*What the exercise asks*.
If a line in the entries below includes the string "highest", copy it out.

....................

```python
CONV1X1_SPLIT = True

CONV3X3_SPLIT = True

CONV_GN_FUSED = True

SHORTCUT_FOLD = True

TOKEN_FFN_FUSED = True

SWIN_LINEAR_SPLIT: bool | tuple = ("highest", "high", "medium")

SPLIT_PRECISION: str | None = _os.environ.get("WM2F_SPLIT_PRECISION") or "highest"

from .._lib import check
from ._core import KernelTimer, _p, _stream, set_kernel_timer
from .ccl import label_components, resize_nearest_tables
from .clean import labelmap_clean
from .copy_paste import copy_paste
from .fused import (add_broadcast, bias_act_, bias_relu_maxpool, group_norm_act_, group_norm_act_from_stats_, group_norm_tokens_,
                    group_norm_tokens_from_stats_, resize_bilinear, resize_pyramid, tokens_to_nchw)
from .gemm import (conv1x1, conv1x1_applies, conv1x1_dual, conv1x1_dual_applies, conv1x1_gn, conv3x3, conv3x3_applies, conv3x3_stats, conv_group_stats_applies,
                   ROWS_FFN, ROWS_NATURAL, ffn_row_order, linear_tokens, split_weight, split_weight_3x3,
                   split_weight_cached, split_weight_rows, split_weight_rows_cached, split_weight_stem, stem_conv_pool,
                   stem_conv_pool_applies, stem_weight_columns, stem_weight_matrix, swin_linear, swin_linear_applies,
                   token_ffn, token_ffn_applies,
                   token_linear, token_linear_applies, token_wgrad, token_wgrad_applies)
from .k1 import (k1_bwd_deterministic, k1_lane_order, k1_lane_rows, k1_lanes_applies, k1_rows_applies, ms_deform_attn,
                 ms_deform_attn_bwd, ms_deform_attn_fused, ms_deform_attn_fused_lanes, ms_deform_attn_fused_packed,
                 ms_deform_attn_rows, ms_deform_attn_variant)
from .k2 import masked_xattn, masked_xattn_bf16_applies
from .k3 import (attn_mask_build, mask_einsum, mask_einsum_attn_mask, mask_einsum_bf16, mask_einsum_bf16_bwd,
                 mask_einsum_bf16_bwd_applies, mask_einsum_bwd, mask_einsum_bwd_applies, nchw_to_pixel_major_bf16)
from .labelmaps import (cell_grid_shape, coco_match, coco_match_min, labelmap_aim_points, labelmap_boundary,
                        labelmap_cell_counts, labelmap_distance, labelmap_hull, labelmap_instance_stats, labelmap_nearest,
                        labelmap_pair_counts, labelmap_shape_stats, labelmap_to_masks, mask_pair_counts, panoptic_match,
                        semantic_confusion_)
# ... 18 lines not shown
```

weed_instance_segmentation_amd/ops/gemm.py:

```python
from __future__ import annotations

import torch

from .. import ops as _flags
from .._lib import Wm2fError, load
from ..derived import derived
from ._core import _launch, _p, _req
from .fused import bias_act_, bias_relu_maxpool
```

....................

*Answer section*.
SWIN_LINEAR_SPLIT: bool | tuple = ("highest", "high", "medium")
SPLIT_PRECISION: str | None = _os.environ.get("WM2F_SPLIT_PRECISION") or "highest"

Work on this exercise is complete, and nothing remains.